BlackBerry Mercury: Das gute alte QWERTY-Keyboard

Das BlackBerry Mercury besitzt natürlich das typische QWERTY-Keyboard und zudem einen 4,5-Zoll-Screen. Insgesamt erinnert das Smartphone an eine schlankere Version des BlackBerry Passport. Auffällig ist zudem der Dual-Edge-Curved-Screen. Das BlackBerry Mercury soll von einem Snapdragon 821 angetrieben werden, der Akku soll satte zwei Tage durchhalten. Erstmals bei BlackBerry soll auch ein Fingerabdruckscanner mit an Bord sein.

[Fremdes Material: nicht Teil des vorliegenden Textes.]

# LLNL/saamge

Hardware: AMD Instinct MI355X
Metric: AMG setup+solve DoF/s (3D Poisson, PCG to 1e-8) (higher is better)
Workload: dtype f64; 1 GPU; 3D Poisson 256^3 Q1 hexes, 3-level SAAMGE, theta=0.003, nu_relax=3, 8x8x4-element AEs, 8x8x4-AE coarse blocks; workload_id=poisson256, dofs=16974593, converged=True, parallelism=single GPU

## Files before the change

### saamge_amd/csrc/mis.hip

```cpp
#include "mis.h"
#include "assemble.h"

#include <cfloat>

namespace saamge_amd {

__device__ inline double wsum(double v) {
#pragma unroll
    for (int o = 32; o > 0; o >>= 1) v += __shfl_xor(v, o, 64);
    return v;
}

__global__ __launch_bounds__(64) void mis_svd_kernel(
    const int *__restrict__ mis2d_I, const int *__restrict__ mis2d_J,
    const int *__restrict__ mis2ae_I, const int *__restrict__ mis2ae_J,
    const int *__restrict__ ae2d_I, const int64_t *__restrict__ pair_loc_off,
    const int *__restrict__ pair_loc, const signed char *__restrict__ flags, MisSvdIO io, int m0,
    const int *__restrict__ list = nullptr) {
    extern __shared__ __align__(16) double lds[];
    const int m = list ? list[blockIdx.x] : m0 + (int)blockIdx.x;
    const int lane = threadIdx.x;
    const int r = mis2d_I[m + 1] - mis2d_I[m];
    const int *dofs = mis2d_J + mis2d_I[m];
    double *M = io.gather + io.g_off[m];
// ... 309 lines not shown
        hipLaunchKernelGGL(mis_copy_kernel, dim3(div_up(nm, 4)), dim3(256), 0, s, v, nm, rep.p);
        SA_HIP_CHECK(hipGetLastError());
        SA_HIP_CHECK(hipStreamSynchronize(s));
        profiler().end(s, "mis_svd", 0.0, 0.0);
        return;
    }
    profiler().begin(s);
    hipLaunchKernelGGL(mis_svd_kernel, dim3(num_mises), dim3(64), lds, s, rel.mis2d_I.p,
                       rel.mis2d_J.p, rel.mis2ae_I.p, rel.mis2ae_J.p, rel.ae2d_I.p,
                       rel.pair_loc_off.p, rel.pair_loc.p, rel.flags.p, io, m0);
    SA_HIP_CHECK(hipGetLastError());
    profiler().end(s, "mis_svd", 0.0, 0.0);
}

__global__ __launch_bounds__(256) void p_count_kernel(int ND, const int *__restrict__ mises,
                                                      const int *__restrict__ k, int *__restrict__ cnt) {
    const long i = (long)blockIdx.x * 256 + threadIdx.x;
    if (i < ND) cnt[i] = k[mises[i]];
}

__global__ __launch_bounds__(256) void r_len_kernel(int nm, const int *__restrict__ mis2d_I, const int *__restrict__ k,
                                                    const int *__restrict__ coloff, int *__restrict__ len) {
    const int m = blockIdx.x * 256 + threadIdx.x;
    if (m >= nm) return;
    const int r = mis2d_I[m + 1] - mis2d_I[m], c0 = coloff[m];
    for (int v = 0; v < k[m]; ++v) len[c0 + v] = r;
}

template <class OUT>
__global__ __launch_bounds__(256) void scan_tile_kernel(int n, const int *__restrict__ in,
                                                        OUT *__restrict__ out, OUT *__restrict__ tsum) {
    __shared__ OUT sh[256];
    const long base = (long)blockIdx.x * 1024;
    int v[4];
    OUT run = 0;
    for (int q = 0; q < 4; ++q) {
        const long i = base + threadIdx.x * 4 + q;
        v[q] = (i < n) ? in[i] : 0;
        run += v[q];
    }
    sh[threadIdx.x] = run;
    __syncthreads();
    for (int o = 1; o < 256; o <<= 1) {
        const OUT t = (threadIdx.x >= o) ? sh[threadIdx.x - o] : 0;
        __syncthreads();
        sh[threadIdx.x] += t;
        __syncthreads();
    }
    OUT excl = sh[threadIdx.x] - run;
    for (int q = 0; q < 4; ++q) {
        const long i = base + threadIdx.x * 4 + q;
        if (i < n) out[i] = excl;
        excl += v[q];
    }
    if (threadIdx.x == 255) tsum[blockIdx.x] = sh[255];
}
template <class OUT>
__global__ __launch_bounds__(256) void scan_sums_kernel(int nt, OUT *__restrict__ tsum, OUT *__restrict__ total) {
    __shared__ OUT sh[256];
    __shared__ OUT carry;
    if (threadIdx.x == 0) carry = 0;
    __syncthreads();
    for (int base = 0; base < nt; base += 256) {
        const int i = base + threadIdx.x;
        const OUT x = (i < nt) ? tsum[i] : 0;
        sh[threadIdx.x] = x;
        __syncthreads();
        for (int o = 1; o < 256; o <<= 1) {
            const OUT t = (threadIdx.x >= o) ? sh[threadIdx.x - o] : 0;
            __syncthreads();
            sh[threadIdx.x] += t;
            __syncthreads();
        }
        if (i < nt) tsum[i] = carry + sh[threadIdx.x] - x;
        __syncthreads();
        if (threadIdx.x == 255) carry += sh[255];
        __syncthreads();
    }
    if (threadIdx.x == 0) *total = carry;
}
template <class OUT>
__global__ __launch_bounds__(256) void scan_add_kernel(int n, OUT *__restrict__ out,
                                                       const OUT *__restrict__ tsum,
                                                       const OUT *__restrict__ total) {
    const long i = (long)blockIdx.x * 256 + threadIdx.x;
    if (i < n) out[i] += tsum[i >> 10];
    if (i == 0) out[n] = *total;
}

template <class OUT>
static void exclusive_scan_t(hipStream_t s, int n, const int *in, OUT *out) {
    const int nt = div_up(n, 1024);
    DBuf<OUT> tsum((size_t)nt + 1);
    hipLaunchKernelGGL(scan_tile_kernel<OUT>, dim3(nt), dim3(256), 0, s, n, in, out, tsum.p);
    hipLaunchKernelGGL(scan_sums_kernel<OUT>, dim3(1), dim3(256), 0, s, nt, tsum.p, tsum.p + nt);
    hipLaunchKernelGGL(scan_add_kernel<OUT>, dim3(div_up(n, 256)), dim3(256), 0, s, n, out, (const OUT *)tsum.p, (const OUT *)(tsum.p + nt));
    SA_HIP_CHECK(hipGetLastError());
    SA_HIP_CHECK(hipStreamSynchronize(s));
}
void exclusive_scan_int(hipStream_t s, int n, const int *in, int *out) { exclusive_scan_t<int>(s, n, in, out); }
void exclusive_scan_int_async(hipStream_t s, int n, const int *in, int *out, int *tsum) {
    const int nt = div_up(n, 1024);
    hipLaunchKernelGGL(scan_tile_kernel<int>, dim3(nt), dim3(256), 0, s, n, in, out, tsum);
    hipLaunchKernelGGL(scan_sums_kernel<int>, dim3(1), dim3(256), 0, s, nt, tsum, tsum + nt);
    hipLaunchKernelGGL(scan_add_kernel<int>, dim3(div_up(n, 256)), dim3(256), 0, s, n, out, (const int *)tsum, (const int *)(tsum + nt));
    SA_HIP_CHECK(hipGetLastError());
}
void exclusive_scan_off(hipStream_t s, int n, const int *in, roff_t *out) { exclusive_scan_t<roff_t>(s, n, in, out); }

__global__ __launch_bounds__(256) void p_fill_kernel(int ND, const int *__restrict__ mises,
                                                     const int *__restrict__ row_in_mis,
                                                     const int *__restrict__ mis2d_I,
                                                     const int *__restrict__ k,
                                                     const int *__restrict__ coloff,
                                                     const int64_t *__restrict__ u_off,
                                                     const double *__restrict__ U,
                                                     const roff_t *__restrict__ rowptr,
                                                     int *__restrict__ col, double *__restrict__ val) {
    const long i = (long)blockIdx.x * 256 + threadIdx.x;
    if (i >= ND) return;
    const int m = mises[i], km = k[m];
    const int r = mis2d_I[m + 1] - mis2d_I[m];
    const double *Um = U + u_off[m] + row_in_mis[i];
    const roff_t base = rowptr[i];
    const int c0 = coloff[m];
    for (int v = 0; v < km; ++v) {
        col[base + v] = c0 + v;
        val[base + v] = Um[(size_t)v * r];
    }
}
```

Auf der CES 2107 Anfang Januar dürften TCL und BlackBerry dann Smartphones vorstellen, die unter der Aufsicht der Chinesen entwickelt wurde. Es bleibt abzuwarten, wie sehr sich diese Geräte zum Release dann vom typischen BlackBerry-Design unterscheiden und ob beispielsweise noch die üblichen physischen Tastaturen verbaut werden. BlackBerry selbst will sich in Zukunft hauptsächlich auf Softwareentwicklung und Sicherheitslösungen konzentrieren.